TASK OBJECTIVE: In the entries below, find the string "index" and return each line holding it.

EXERCISE DATA:
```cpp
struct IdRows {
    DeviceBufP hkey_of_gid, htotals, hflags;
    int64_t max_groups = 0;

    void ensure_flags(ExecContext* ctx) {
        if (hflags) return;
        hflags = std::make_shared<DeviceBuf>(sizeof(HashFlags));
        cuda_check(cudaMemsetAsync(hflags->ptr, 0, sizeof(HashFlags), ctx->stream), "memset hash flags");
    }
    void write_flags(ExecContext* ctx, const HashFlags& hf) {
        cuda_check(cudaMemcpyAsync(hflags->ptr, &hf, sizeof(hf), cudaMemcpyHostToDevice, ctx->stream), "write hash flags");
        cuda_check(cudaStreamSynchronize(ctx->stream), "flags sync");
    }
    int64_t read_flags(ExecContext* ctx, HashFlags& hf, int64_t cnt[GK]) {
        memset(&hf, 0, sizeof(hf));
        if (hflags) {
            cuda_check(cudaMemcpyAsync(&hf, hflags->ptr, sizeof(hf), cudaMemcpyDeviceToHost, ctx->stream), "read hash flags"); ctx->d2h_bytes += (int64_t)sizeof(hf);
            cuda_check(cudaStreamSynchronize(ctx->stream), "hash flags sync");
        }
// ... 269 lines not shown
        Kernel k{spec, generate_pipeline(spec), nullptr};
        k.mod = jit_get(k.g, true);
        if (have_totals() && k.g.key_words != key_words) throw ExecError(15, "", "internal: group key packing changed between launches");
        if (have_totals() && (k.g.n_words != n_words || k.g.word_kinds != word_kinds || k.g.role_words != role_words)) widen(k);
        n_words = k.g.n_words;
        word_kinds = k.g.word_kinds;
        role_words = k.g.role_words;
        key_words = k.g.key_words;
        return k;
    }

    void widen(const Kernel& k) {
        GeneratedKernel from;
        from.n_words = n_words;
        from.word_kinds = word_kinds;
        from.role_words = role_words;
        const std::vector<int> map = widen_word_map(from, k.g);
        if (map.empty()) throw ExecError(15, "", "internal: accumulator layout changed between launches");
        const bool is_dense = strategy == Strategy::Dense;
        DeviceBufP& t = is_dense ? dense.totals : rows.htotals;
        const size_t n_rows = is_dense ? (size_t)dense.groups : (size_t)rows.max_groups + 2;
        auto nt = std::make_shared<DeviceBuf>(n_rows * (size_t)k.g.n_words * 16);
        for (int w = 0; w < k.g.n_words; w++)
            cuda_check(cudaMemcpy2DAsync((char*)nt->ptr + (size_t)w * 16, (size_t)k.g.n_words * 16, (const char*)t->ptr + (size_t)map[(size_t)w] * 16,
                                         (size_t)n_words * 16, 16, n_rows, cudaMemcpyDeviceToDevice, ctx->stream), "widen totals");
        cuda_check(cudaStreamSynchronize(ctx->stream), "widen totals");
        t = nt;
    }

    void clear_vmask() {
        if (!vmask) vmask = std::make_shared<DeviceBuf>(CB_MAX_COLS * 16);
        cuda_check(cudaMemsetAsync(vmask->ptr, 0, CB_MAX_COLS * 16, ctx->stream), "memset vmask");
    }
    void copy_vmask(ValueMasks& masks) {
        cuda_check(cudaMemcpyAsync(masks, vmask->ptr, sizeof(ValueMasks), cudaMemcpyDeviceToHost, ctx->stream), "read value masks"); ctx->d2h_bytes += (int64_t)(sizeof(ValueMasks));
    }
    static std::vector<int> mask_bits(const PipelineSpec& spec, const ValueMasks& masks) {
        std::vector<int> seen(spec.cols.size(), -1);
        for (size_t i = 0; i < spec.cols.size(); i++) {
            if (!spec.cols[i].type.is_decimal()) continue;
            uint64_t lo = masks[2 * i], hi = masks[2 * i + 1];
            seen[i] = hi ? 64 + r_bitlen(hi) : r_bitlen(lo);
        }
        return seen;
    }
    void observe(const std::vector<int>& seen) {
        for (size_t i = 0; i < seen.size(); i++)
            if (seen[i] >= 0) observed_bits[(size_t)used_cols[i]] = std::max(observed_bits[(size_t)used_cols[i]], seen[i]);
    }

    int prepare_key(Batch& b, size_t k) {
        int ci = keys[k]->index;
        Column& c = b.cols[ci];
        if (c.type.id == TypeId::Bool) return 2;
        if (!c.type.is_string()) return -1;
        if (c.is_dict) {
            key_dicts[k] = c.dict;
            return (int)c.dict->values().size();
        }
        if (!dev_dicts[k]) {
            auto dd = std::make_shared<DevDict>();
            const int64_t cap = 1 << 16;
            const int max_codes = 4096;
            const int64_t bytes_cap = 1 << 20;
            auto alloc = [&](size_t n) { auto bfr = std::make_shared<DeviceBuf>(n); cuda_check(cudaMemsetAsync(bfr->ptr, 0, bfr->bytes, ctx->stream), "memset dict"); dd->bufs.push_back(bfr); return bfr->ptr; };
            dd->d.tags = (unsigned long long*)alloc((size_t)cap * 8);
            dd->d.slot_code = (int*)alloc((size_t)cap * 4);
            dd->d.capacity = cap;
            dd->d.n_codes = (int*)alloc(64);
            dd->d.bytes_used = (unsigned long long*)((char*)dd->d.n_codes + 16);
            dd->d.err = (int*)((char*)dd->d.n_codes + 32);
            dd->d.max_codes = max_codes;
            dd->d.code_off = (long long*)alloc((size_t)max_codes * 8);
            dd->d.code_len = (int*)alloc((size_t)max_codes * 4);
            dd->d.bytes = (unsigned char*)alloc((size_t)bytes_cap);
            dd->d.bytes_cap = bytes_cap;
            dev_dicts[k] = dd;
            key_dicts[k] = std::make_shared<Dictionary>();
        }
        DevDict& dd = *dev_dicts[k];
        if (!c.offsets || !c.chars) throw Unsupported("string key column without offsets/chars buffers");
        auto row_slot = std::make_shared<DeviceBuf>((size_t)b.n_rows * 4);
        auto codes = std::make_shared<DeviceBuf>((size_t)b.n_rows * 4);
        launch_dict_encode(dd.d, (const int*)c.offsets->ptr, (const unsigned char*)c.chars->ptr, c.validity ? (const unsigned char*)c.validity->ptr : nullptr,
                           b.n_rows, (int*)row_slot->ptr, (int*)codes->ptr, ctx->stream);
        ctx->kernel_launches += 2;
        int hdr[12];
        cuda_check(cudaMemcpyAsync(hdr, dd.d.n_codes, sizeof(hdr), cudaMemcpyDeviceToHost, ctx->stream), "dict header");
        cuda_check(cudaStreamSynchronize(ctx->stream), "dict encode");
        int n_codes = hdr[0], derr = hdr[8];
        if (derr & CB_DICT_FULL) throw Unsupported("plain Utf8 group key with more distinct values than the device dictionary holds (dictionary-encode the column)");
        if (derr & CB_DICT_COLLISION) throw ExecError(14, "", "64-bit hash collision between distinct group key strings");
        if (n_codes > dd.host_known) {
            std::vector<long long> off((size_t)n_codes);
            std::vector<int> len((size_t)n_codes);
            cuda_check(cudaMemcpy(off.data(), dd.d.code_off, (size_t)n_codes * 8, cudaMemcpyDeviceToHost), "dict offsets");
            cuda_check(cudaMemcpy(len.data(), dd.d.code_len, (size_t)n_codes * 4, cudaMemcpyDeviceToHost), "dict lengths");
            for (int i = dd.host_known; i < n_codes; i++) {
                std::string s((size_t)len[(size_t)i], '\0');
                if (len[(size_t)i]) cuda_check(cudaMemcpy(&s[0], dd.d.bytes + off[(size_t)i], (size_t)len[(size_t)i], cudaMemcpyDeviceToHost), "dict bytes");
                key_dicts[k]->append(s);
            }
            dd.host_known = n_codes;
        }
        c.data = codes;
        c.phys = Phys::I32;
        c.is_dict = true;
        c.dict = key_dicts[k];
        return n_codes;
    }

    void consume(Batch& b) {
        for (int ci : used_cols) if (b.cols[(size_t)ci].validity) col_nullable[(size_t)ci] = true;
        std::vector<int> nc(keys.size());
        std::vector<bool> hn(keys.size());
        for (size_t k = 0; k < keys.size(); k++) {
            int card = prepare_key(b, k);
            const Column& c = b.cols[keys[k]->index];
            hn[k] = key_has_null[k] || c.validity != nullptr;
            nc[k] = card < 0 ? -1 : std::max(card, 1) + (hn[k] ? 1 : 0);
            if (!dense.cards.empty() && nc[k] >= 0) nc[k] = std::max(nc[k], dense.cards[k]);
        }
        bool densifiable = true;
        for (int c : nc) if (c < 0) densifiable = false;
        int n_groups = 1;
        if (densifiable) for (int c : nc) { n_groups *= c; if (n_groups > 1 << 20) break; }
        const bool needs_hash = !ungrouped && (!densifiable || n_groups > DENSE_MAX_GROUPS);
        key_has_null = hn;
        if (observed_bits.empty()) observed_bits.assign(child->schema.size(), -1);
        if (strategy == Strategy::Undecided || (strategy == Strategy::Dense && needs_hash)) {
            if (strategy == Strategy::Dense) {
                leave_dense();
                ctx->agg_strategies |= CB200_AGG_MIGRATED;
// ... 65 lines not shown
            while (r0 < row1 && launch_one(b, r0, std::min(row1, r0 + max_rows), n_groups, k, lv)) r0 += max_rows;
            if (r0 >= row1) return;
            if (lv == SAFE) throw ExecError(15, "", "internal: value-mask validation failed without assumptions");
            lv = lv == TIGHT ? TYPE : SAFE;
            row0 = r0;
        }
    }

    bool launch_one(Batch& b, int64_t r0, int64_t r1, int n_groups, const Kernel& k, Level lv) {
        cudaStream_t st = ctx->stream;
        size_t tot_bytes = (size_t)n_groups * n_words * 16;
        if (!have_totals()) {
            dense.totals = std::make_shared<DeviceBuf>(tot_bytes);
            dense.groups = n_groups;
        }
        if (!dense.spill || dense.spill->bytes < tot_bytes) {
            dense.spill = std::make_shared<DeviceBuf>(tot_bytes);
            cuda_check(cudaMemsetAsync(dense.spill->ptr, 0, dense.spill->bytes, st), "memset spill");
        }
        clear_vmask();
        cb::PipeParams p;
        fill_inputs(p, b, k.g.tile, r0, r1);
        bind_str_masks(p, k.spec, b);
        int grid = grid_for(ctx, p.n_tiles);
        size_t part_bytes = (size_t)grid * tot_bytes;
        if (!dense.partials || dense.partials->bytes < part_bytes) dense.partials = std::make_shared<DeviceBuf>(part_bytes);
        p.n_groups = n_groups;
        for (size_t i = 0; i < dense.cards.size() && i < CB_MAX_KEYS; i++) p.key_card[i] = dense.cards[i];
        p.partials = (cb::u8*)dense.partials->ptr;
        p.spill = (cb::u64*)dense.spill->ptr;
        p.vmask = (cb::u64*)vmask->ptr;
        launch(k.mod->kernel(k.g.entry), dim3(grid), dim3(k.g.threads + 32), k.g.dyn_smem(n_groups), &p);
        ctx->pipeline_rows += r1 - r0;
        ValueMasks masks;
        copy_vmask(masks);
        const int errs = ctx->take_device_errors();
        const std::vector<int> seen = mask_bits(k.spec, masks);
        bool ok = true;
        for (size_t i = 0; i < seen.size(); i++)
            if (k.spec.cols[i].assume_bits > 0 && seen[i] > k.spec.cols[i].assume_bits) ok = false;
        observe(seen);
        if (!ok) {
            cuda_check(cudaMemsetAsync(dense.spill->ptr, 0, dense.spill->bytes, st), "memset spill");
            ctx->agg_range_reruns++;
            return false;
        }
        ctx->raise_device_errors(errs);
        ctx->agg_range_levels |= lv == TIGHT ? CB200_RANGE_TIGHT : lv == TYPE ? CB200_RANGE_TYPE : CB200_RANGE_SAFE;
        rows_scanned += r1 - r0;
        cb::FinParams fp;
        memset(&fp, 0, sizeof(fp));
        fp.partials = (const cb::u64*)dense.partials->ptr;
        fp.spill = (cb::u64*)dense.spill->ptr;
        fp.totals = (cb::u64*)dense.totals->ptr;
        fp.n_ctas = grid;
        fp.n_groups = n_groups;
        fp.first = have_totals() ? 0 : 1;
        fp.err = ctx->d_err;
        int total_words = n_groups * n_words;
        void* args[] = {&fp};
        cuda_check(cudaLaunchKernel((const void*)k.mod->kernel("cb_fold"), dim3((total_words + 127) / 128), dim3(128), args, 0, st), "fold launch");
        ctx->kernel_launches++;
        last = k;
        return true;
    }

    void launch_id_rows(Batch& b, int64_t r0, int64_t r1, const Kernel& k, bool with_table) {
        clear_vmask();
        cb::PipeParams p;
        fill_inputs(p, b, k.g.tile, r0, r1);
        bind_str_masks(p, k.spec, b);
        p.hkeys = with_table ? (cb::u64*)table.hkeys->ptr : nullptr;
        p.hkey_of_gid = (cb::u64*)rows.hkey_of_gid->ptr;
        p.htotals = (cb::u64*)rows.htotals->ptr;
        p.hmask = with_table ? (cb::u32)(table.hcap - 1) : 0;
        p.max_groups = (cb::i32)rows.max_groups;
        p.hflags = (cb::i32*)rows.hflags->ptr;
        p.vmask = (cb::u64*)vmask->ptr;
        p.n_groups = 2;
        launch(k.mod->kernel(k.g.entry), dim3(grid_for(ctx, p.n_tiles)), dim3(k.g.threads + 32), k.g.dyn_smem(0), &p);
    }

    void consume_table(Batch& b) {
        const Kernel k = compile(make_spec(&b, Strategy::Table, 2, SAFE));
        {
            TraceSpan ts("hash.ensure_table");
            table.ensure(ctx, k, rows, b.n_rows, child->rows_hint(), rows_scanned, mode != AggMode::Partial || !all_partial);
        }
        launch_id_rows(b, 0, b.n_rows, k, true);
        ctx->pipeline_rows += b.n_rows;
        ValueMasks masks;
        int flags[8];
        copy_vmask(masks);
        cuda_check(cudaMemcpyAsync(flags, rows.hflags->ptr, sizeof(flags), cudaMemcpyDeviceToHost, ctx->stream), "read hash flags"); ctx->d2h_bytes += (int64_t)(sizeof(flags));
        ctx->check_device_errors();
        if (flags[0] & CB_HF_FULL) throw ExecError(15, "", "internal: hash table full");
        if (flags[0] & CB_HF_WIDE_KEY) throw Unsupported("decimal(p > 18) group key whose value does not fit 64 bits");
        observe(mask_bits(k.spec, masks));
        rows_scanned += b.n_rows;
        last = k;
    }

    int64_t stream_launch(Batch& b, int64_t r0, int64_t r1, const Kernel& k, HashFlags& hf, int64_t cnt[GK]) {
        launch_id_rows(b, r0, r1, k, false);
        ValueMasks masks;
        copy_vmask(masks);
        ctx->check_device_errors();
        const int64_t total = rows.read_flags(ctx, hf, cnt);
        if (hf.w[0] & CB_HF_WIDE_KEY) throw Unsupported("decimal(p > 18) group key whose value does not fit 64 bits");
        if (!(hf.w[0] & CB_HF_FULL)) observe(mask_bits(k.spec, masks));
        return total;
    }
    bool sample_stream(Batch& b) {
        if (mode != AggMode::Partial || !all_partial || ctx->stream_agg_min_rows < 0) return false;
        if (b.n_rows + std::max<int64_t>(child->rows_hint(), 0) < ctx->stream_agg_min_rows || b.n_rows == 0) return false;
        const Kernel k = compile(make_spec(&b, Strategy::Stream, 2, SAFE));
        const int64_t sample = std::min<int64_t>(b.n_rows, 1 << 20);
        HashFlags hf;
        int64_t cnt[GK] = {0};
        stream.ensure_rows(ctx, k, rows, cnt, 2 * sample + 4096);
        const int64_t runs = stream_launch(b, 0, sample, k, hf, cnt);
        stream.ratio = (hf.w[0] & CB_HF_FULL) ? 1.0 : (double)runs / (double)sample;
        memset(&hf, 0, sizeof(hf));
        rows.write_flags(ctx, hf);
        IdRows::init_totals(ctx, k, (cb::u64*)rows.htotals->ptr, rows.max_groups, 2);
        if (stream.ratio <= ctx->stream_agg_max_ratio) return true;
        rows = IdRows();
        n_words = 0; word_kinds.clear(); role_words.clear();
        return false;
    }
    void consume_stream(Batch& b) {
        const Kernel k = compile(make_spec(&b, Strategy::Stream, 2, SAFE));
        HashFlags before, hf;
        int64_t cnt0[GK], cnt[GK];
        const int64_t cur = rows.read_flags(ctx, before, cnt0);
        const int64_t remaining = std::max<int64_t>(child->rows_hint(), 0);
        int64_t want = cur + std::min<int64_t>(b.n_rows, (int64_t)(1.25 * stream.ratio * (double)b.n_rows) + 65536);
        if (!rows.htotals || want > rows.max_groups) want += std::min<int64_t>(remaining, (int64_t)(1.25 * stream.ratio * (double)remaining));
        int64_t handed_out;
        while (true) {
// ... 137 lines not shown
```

---

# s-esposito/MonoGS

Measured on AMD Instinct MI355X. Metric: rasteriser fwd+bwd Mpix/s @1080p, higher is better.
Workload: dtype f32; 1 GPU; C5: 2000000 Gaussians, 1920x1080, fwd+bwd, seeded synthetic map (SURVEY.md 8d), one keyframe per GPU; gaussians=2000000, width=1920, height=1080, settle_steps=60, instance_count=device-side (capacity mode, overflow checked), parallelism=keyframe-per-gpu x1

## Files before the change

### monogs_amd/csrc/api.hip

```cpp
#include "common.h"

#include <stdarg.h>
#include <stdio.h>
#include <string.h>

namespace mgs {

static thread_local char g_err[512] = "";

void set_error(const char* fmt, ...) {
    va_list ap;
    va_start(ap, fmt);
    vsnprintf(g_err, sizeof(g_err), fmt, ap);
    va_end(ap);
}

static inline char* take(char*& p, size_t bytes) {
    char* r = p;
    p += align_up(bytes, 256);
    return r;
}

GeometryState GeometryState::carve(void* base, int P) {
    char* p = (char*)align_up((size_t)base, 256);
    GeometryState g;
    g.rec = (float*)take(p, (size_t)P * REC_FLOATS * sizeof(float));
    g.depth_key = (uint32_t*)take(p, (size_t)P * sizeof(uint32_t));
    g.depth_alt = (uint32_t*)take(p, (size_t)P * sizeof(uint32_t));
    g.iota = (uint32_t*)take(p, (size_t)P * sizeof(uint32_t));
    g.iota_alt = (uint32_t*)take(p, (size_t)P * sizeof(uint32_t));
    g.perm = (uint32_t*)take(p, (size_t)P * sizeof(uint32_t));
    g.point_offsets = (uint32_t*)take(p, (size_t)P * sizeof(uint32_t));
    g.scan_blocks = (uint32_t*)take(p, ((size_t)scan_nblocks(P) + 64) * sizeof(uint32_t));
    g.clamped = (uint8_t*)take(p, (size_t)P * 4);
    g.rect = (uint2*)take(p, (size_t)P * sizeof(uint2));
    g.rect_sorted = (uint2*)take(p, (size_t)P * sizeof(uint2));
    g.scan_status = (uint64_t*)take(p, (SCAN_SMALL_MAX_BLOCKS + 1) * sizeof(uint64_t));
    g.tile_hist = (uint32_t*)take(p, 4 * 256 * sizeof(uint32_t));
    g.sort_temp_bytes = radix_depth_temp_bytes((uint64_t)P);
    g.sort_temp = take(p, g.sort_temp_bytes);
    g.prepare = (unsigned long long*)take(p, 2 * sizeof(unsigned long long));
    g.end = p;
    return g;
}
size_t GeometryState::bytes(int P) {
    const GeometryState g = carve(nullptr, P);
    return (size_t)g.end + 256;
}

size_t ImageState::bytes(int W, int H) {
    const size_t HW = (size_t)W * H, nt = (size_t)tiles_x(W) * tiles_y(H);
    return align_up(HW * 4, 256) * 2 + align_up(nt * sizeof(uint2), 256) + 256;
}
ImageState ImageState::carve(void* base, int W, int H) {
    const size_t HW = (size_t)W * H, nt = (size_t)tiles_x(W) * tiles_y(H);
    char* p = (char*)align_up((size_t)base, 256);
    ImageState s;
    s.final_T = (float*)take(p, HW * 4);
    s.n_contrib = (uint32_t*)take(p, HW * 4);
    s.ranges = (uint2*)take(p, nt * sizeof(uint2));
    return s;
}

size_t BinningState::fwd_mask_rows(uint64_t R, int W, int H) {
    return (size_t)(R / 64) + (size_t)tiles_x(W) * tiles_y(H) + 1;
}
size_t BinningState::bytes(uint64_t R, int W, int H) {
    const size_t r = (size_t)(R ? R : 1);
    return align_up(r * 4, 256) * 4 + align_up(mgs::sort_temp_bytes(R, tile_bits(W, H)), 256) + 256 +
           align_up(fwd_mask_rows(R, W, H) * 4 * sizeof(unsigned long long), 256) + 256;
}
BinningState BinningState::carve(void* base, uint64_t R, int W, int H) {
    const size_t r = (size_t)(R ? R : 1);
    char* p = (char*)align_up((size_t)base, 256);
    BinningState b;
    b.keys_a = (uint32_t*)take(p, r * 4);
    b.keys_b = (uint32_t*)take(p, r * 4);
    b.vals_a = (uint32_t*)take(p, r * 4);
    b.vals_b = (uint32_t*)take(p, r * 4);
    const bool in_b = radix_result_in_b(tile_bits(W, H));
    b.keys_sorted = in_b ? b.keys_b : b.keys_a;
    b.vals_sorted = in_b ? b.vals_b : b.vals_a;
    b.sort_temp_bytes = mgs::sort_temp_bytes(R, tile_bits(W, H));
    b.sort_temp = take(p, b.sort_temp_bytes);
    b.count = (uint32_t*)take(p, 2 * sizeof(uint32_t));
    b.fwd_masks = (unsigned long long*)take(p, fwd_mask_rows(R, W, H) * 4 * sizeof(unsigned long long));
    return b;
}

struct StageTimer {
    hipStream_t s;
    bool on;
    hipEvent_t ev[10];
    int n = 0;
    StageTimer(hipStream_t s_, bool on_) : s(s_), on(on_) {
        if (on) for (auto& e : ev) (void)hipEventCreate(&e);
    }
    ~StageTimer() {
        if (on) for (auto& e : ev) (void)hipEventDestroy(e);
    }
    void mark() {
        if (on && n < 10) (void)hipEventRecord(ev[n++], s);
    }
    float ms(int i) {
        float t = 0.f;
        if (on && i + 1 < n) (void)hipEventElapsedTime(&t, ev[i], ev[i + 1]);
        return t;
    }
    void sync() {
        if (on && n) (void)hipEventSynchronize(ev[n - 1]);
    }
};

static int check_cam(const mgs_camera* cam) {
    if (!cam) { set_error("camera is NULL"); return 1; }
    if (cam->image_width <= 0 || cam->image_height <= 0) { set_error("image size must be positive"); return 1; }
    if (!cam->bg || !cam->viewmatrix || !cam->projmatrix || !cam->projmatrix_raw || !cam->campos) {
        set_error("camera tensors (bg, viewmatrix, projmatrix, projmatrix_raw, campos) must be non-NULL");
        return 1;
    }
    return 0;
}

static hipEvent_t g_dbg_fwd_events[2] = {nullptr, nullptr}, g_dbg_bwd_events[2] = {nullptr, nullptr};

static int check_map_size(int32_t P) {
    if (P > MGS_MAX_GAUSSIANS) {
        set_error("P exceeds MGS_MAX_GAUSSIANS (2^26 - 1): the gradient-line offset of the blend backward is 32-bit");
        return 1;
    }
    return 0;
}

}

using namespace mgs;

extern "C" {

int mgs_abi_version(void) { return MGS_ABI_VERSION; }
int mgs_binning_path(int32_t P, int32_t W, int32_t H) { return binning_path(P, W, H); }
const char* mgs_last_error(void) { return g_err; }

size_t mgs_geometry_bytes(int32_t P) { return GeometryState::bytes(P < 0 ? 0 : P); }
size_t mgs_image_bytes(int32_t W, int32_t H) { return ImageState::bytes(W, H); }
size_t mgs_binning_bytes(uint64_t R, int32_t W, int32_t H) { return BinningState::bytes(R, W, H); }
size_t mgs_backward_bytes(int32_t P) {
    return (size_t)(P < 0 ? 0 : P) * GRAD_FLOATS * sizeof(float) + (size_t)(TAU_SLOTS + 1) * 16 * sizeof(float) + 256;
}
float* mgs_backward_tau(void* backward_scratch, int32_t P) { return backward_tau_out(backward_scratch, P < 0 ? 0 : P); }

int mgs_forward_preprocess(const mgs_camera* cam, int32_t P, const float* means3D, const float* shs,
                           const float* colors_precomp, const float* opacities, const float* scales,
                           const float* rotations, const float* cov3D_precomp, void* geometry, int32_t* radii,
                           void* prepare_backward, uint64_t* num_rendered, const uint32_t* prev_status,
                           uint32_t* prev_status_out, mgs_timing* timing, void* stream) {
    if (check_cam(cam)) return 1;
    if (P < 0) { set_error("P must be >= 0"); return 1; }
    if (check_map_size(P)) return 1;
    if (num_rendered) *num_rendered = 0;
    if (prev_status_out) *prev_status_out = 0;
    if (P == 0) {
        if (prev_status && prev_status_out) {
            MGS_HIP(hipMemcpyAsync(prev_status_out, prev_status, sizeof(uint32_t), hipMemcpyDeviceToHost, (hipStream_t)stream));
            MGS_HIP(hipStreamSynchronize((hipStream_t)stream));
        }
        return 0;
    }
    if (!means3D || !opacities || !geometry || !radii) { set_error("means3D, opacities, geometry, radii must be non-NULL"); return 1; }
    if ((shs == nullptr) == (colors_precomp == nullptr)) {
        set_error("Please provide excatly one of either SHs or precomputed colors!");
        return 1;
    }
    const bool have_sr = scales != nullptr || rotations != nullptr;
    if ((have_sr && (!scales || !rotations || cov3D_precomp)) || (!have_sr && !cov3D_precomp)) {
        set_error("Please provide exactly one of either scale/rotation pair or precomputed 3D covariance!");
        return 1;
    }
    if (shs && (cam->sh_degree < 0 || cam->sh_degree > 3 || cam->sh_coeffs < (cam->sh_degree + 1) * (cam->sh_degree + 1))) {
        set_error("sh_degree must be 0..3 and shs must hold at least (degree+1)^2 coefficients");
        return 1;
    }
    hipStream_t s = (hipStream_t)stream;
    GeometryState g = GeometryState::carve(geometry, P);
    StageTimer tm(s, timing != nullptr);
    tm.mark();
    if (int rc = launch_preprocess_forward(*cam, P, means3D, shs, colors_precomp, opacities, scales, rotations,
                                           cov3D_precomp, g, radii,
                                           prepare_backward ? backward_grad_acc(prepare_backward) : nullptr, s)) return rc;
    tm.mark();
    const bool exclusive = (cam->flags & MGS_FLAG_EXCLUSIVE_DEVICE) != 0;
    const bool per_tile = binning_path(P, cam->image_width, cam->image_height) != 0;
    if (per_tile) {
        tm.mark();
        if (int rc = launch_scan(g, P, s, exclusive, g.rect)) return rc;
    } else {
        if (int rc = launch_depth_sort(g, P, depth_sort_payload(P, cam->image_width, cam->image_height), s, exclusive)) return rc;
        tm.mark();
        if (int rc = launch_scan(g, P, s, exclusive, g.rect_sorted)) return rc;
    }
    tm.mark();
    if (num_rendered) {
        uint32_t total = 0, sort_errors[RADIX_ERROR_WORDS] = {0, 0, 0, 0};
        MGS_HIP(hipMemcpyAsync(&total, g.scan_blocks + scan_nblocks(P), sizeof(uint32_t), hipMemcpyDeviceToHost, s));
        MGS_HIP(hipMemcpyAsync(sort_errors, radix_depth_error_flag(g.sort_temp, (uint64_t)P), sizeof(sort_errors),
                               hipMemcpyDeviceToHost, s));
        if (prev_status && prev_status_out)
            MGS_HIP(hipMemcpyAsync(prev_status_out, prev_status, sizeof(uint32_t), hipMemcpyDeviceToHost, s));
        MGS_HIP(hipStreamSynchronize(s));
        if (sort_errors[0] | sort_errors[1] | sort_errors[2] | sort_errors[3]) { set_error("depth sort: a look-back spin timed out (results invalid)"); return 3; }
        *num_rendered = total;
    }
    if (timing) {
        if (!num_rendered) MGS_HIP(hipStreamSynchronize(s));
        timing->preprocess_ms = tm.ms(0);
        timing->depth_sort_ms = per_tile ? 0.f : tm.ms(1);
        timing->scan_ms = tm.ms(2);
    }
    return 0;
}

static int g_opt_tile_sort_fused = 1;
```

REPLY TO THE TASK:
        int ci = keys[k]->index;
            const Column& c = b.cols[keys[k]->index];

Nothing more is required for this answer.